Referring to Figure 6, in the control treatment, WT, OE1 and OE2 plants all grew normally. Under salt stress conditions, the growth of WT, OE1 and OE2 plants was inhibited, but the root system and aerial part growth of OE1 and OE2 were better than WT. According to the 7-day index data of Arabidopsis seedlings under salt stress shown in Figure 7, the fresh weight, root length and number of lateral roots of OE1 and OE2 after 7 days of 150mM NaCl treatment were significantly greater than WT, and the difference reached a significant level, while there was no difference in the control group (1/2MS).

The research results showed that the salt tolerance of Arabidopsis thaliana with the LpNAC022 gene was significantly better than that of wild-type Arabidopsis thaliana.

Based on the results of this example, the LpNAC022 gene can be used to breed salt-alkali tolerant perennial ryegrass varieties.

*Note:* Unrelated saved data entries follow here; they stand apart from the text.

__global__ __launch_bounds__(1024) void topk_kernel(const KpRec* kps, const unsigned* resp, const unsigned* kp_count, unsigned kp_cap, int nfeatures,
                                                    FrameOuts outs, SelRec* out_sel, int* out_n, int* overflow, unsigned* ctrl, int pass, BatchStride bs) {
    const size_t fr = blockIdx.x;
    kps += fr * bs.kps; resp += fr * bs.kps; kp_count += fr * CNT_STRIDE; out_sel += fr * bs.sel; out_n += fr * CNT_STRIDE; overflow += fr * CNT_STRIDE; ctrl += fr * CNT_STRIDE;
    mi355_keypoint* out_kp = outs.kp[0];
#pragma unroll
    for (int q = 1; q < SIFT_BATCH_MAX; q++) if ((int)fr == q) out_kp = outs.kp[q];
    __shared__ unsigned s_hist[256];
    if (pass == 1 && (ctrl[1] == 0 || ctrl[0] == 0)) return;
    __shared__ unsigned s_misc[8];
    __shared__ unsigned long long s_k0[TOPK_CAP];
    __shared__ unsigned long long s_k1[TOPK_CAP];
    __shared__ unsigned s_idx[TOPK_CAP];
    const int tid = threadIdx.x, lane = tid & 63;
    unsigned N = *kp_count;
    if (N > kp_cap) { N = kp_cap; if (tid == 0) *overflow = 1; }
    const unsigned K = (unsigned)nfeatures;
    unsigned thresh = 0;
    if (N > K) {
        unsigned prefix = 0, want = K;
        const unsigned Nr = (N + 1023u) & ~1023u;
        for (int pass = 0; pass < 4; pass++) {
            const int shift = 24 - 8 * pass;
            for (int i = tid; i < 256; i += 1024) s_hist[i] = 0;
            __syncthreads();
            const unsigned himask = pass == 0 ? 0u : (0xffffffffu << (shift + 8));
            for (unsigned i0 = tid; i0 < Nr; i0 += 8 * 1024) {
                unsigned vv[8];
#pragma unroll
                for (int u = 0; u < 8; u++) { const unsigned i = i0 + 1024u * u; vv[u] = i < N ? resp[i] : 0u; }
#pragma unroll
                for (int u = 0; u < 8; u++) {
                    const unsigned i = i0 + 1024u * u;
                    if (i0 + 1024u * u - tid >= Nr) break;
                    const unsigned v = vv[u];
                    const bool valid = (i < N) && ((v & himask) == prefix);
                    const unsigned d = (v >> shift) & 255u;
                    unsigned long long peers = __ballot(valid);
#pragma unroll
                    for (int b = 0; b < 8; b++) {
                        const unsigned long long m = __ballot(valid && ((d >> b) & 1u));
                        peers &= ((d >> b) & 1u) ? m : ~m;
                    }
                    if (valid && (peers & ((1ull << lane) - 1ull)) == 0ull) atomicAdd(&s_hist[d], (unsigned)__popcll(peers));
                }
            }
            __syncthreads();
            if (tid == 0) {
                unsigned cum = 0; int b = 255;
                for (; b >= 0; b--) { if (cum + s_hist[b] >= want) break; cum += s_hist[b]; }
                if (b < 0) b = 0;
                s_misc[0] = (unsigned)b; s_misc[1] = want - cum;
            }
            __syncthreads();
            prefix |= s_misc[0] << shift; want = s_misc[1];
            __syncthreads();
        }
        thresh = prefix;
    }
    if (tid == 0) s_misc[2] = 0;
    for (int i = tid; i < TOPK_CAP; i += 1024) { s_k0[i] = ~0ull; s_k1[i] = ~0ull; s_idx[i] = 0xffffffffu; }
    __syncthreads();
    for (unsigned i0 = tid; i0 < N; i0 += 8 * 1024) {
        unsigned vv[8];
#pragma unroll
        for (int u = 0; u < 8; u++) { const unsigned i = i0 + 1024u * u; vv[u] = i < N ? resp[i] : 0u; }
#pragma unroll
        for (int u = 0; u < 8; u++) {
            const unsigned i = i0 + 1024u * u;
            if (i < N && vv[u] >= thresh) {
                const KpRec k = kps[i];
                const unsigned slot = atomicAdd(&s_misc[2], 1u);
                if (slot < TOPK_CAP) { s_k0[slot] = (unsigned long long)(~k.resp_bits); s_k1[slot] = tie_key(k); s_idx[slot] = i; }
            }
        }
    }
    __syncthreads();
    unsigned M = s_misc[2];
    if (M > TOPK_CAP) { M = TOPK_CAP; if (tid == 0) *overflow = 1; }
    if (N > K && M > (unsigned)SEL_STRIDE && tid == 0) *overflow = 1;
    int SN = 64;
    while ((unsigned)SN < M) SN <<= 1;
    for (int k = 2; k <= SN; k <<= 1) {
        for (int j = k >> 1; j > 0; j >>= 1) {
            for (int i = tid; i < SN; i += 1024) {
                const int ixj = i ^ j;
                if (ixj > i) {
                    const unsigned long long a0 = s_k0[i], a1 = s_k1[i], b0 = s_k0[ixj], b1 = s_k1[ixj];
                    const bool gt = (a0 > b0) || (a0 == b0 && a1 > b1);
                    const bool up = (i & k) == 0;
                    if (gt == up) {
                        s_k0[i] = b0; s_k1[i] = b1; s_k0[ixj] = a0; s_k1[ixj] = a1;
                        const unsigned t = s_idx[i]; s_idx[i] = s_idx[ixj]; s_idx[ixj] = t;
                    }
                }
            }
            __syncthreads();
        }
    }
    const unsigned keep = N > K ? (M < (unsigned)SEL_STRIDE ? M : (unsigned)SEL_STRIDE) : M;
    for (unsigned i = tid; i < keep; i += 1024) {
        const KpRec k = kps[s_idx[i]];
        const float s2 = (float)(1 << k.o);
        mi355_keypoint kp;
        kp.x = k.ptx * s2; kp.y = k.pty * s2; kp.size = (k.scl * s2) * 2.0f; kp.angle = k.angle;
        kp.response = __uint_as_float(k.resp_bits);
        kp.octave = (k.o & 255) | (k.layer << 8) | (((int)rintf((k.xi + 0.5f) * 255.0f)) << 16);
        kp.class_id = -1;
        out_kp[i] = kp;
        SelRec sr; sr.ptx = k.ptx; sr.pty = k.pty; sr.scl = k.scl; sr.angle = k.angle; sr.o = k.o; sr.layer = k.layer;
        out_sel[i] = sr;
    }
    if (tid == 0) {
        *out_n = (int)keep;
        if (pass == 0 && ctrl[0] != 0 && keep < K) ctrl[1] = 1;
    }
}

The above are only preferred embodiments of the present invention. It should be noted that the above preferred embodiments should not be regarded as limiting the present invention, and the protection scope of the present invention should be based on the scope defined by the claims. For ordinary technicians in this technical field, several improvements and modifications can be made without departing from the spirit and scope of the present invention, and these improvements and modifications should also be regarded as the protection scope of the present invention.

Claims (2)

1. A use of a ryegrass salt tolerance gene LpNAC022, characterized in that it is expressed in plants to improve the salt tolerance of plants; the gene LpNAC022 is the nucleotide sequence shown in the sequence table Seq ID NO.1. 2. The use of the ryegrass salt-tolerance gene LpNAC022 according to claim 1, characterized in that it is used to cultivate new salt-tolerant ryegrass varieties.